» **What you should do**
Nothing in the records should be altered; retype them all exactly.

» **Available data**
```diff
diff --git a/dgp_amd/ops.py b/dgp_amd/ops.py
--- a/dgp_amd/ops.py
+++ b/dgp_amd/ops.py
@@ -272,6 +272,20 @@
             out = self.empty(batch, n)
         self._chk(self._enter() or lib.dgpamd_trmv_lower(self.h, n, _dp(L), 0 if shared else Np * Np, _hp(sc), _dp(z), _dp(out),
                                                           batch))
+        return out
+
+    def trmv_lower_multi(self, n, L, scale, z, out=None):
+        ncols, batch = int(z.shape[0]), int(z.shape[1])
+        Np = self.padded_dim(n)
+        sc = _f64(scale)
+        if len(sc) == 1 and batch > 1:
+            sc = np.repeat(sc, batch)
+        assert z.is_contiguous() and z.shape[2] == n and len(sc) == batch
+        if out is None:
+            out = self.empty(ncols, batch, n)
+        assert out.is_contiguous() and out.shape == z.shape
+        self._chk(self._enter() or lib.dgpamd_trmv_lower_multi(self.h, n, _dp(L), Np * Np, _hp(sc), _dp(z), _dp(out), batch,
+                                                                ncols, batch * n))
         return out
 
     def ess_propose(self, F, NU, thetas, out=None):
diff --git a/include/dgp_amd.h b/include/dgp_amd.h
--- a/include/dgp_amd.h
+++ b/include/dgp_amd.h
@@ -76,6 +76,8 @@
 
 int dgpamd_trmv_lower(dgpamd_ctx *ctx, int64_t n, const double *L, int64_t stride_a, const double *scale_h,
                       const double *z, double *out, int batch);
+int dgpamd_trmv_lower_multi(dgpamd_ctx *ctx, int64_t n, const double *L, int64_t stride_a, const double *scale_h,
+                            const double *z, double *out, int batch, int ncols, int64_t col_stride);
 
 int dgpamd_ess_propose(dgpamd_ctx *ctx, int64_t n, int M, const double *F, const double *NU,
                        const double *theta_h, int batch, double *FP);
```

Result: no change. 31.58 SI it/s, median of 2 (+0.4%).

» **Reply to the task**
```diff
diff --git a/dgp_amd/ops.py b/dgp_amd/ops.py
--- a/dgp_amd/ops.py
+++ b/dgp_amd/ops.py
@@ -272,6 +272,20 @@
             out = self.empty(batch, n)
         self._chk(self._enter() or lib.dgpamd_trmv_lower(self.h, n, _dp(L), 0 if shared else Np * Np, _hp(sc), _dp(z), _dp(out),
                                                           batch))
+        return out
+
+    def trmv_lower_multi(self, n, L, scale, z, out=None):
+        ncols, batch = int(z.shape[0]), int(z.shape[1])
+        Np = self.padded_dim(n)
+        sc = _f64(scale)
+        if len(sc) == 1 and batch > 1:
+            sc = np.repeat(sc, batch)
+        assert z.is_contiguous() and z.shape[2] == n and len(sc) == batch
+        if out is None:
+            out = self.empty(ncols, batch, n)
+        assert out.is_contiguous() and out.shape == z.shape
+        self._chk(self._enter() or lib.dgpamd_trmv_lower_multi(self.h, n, _dp(L), Np * Np, _hp(sc), _dp(z), _dp(out), batch,
+                                                                ncols, batch * n))
         return out
 
     def ess_propose(self, F, NU, thetas, out=None):
diff --git a/include/dgp_amd.h b/include/dgp_amd.h
--- a/include/dgp_amd.h
+++ b/include/dgp_amd.h
@@ -76,6 +76,8 @@
 
 int dgpamd_trmv_lower(dgpamd_ctx *ctx, int64_t n, const double *L, int64_t stride_a, const double *scale_h,
                       const double *z, double *out, int batch);
+int dgpamd_trmv_lower_multi(dgpamd_ctx *ctx, int64_t n, const double *L, int64_t stride_a, const double *scale_h,
+                            const double *z, double *out, int batch, int ncols, int64_t col_stride);
 
 int dgpamd_ess_propose(dgpamd_ctx *ctx, int64_t n, int M, const double *F, const double *NU,
                        const double *theta_h, int batch, double *FP);
```

Result: no change. 31.58 SI it/s, median of 2 (+0.4%).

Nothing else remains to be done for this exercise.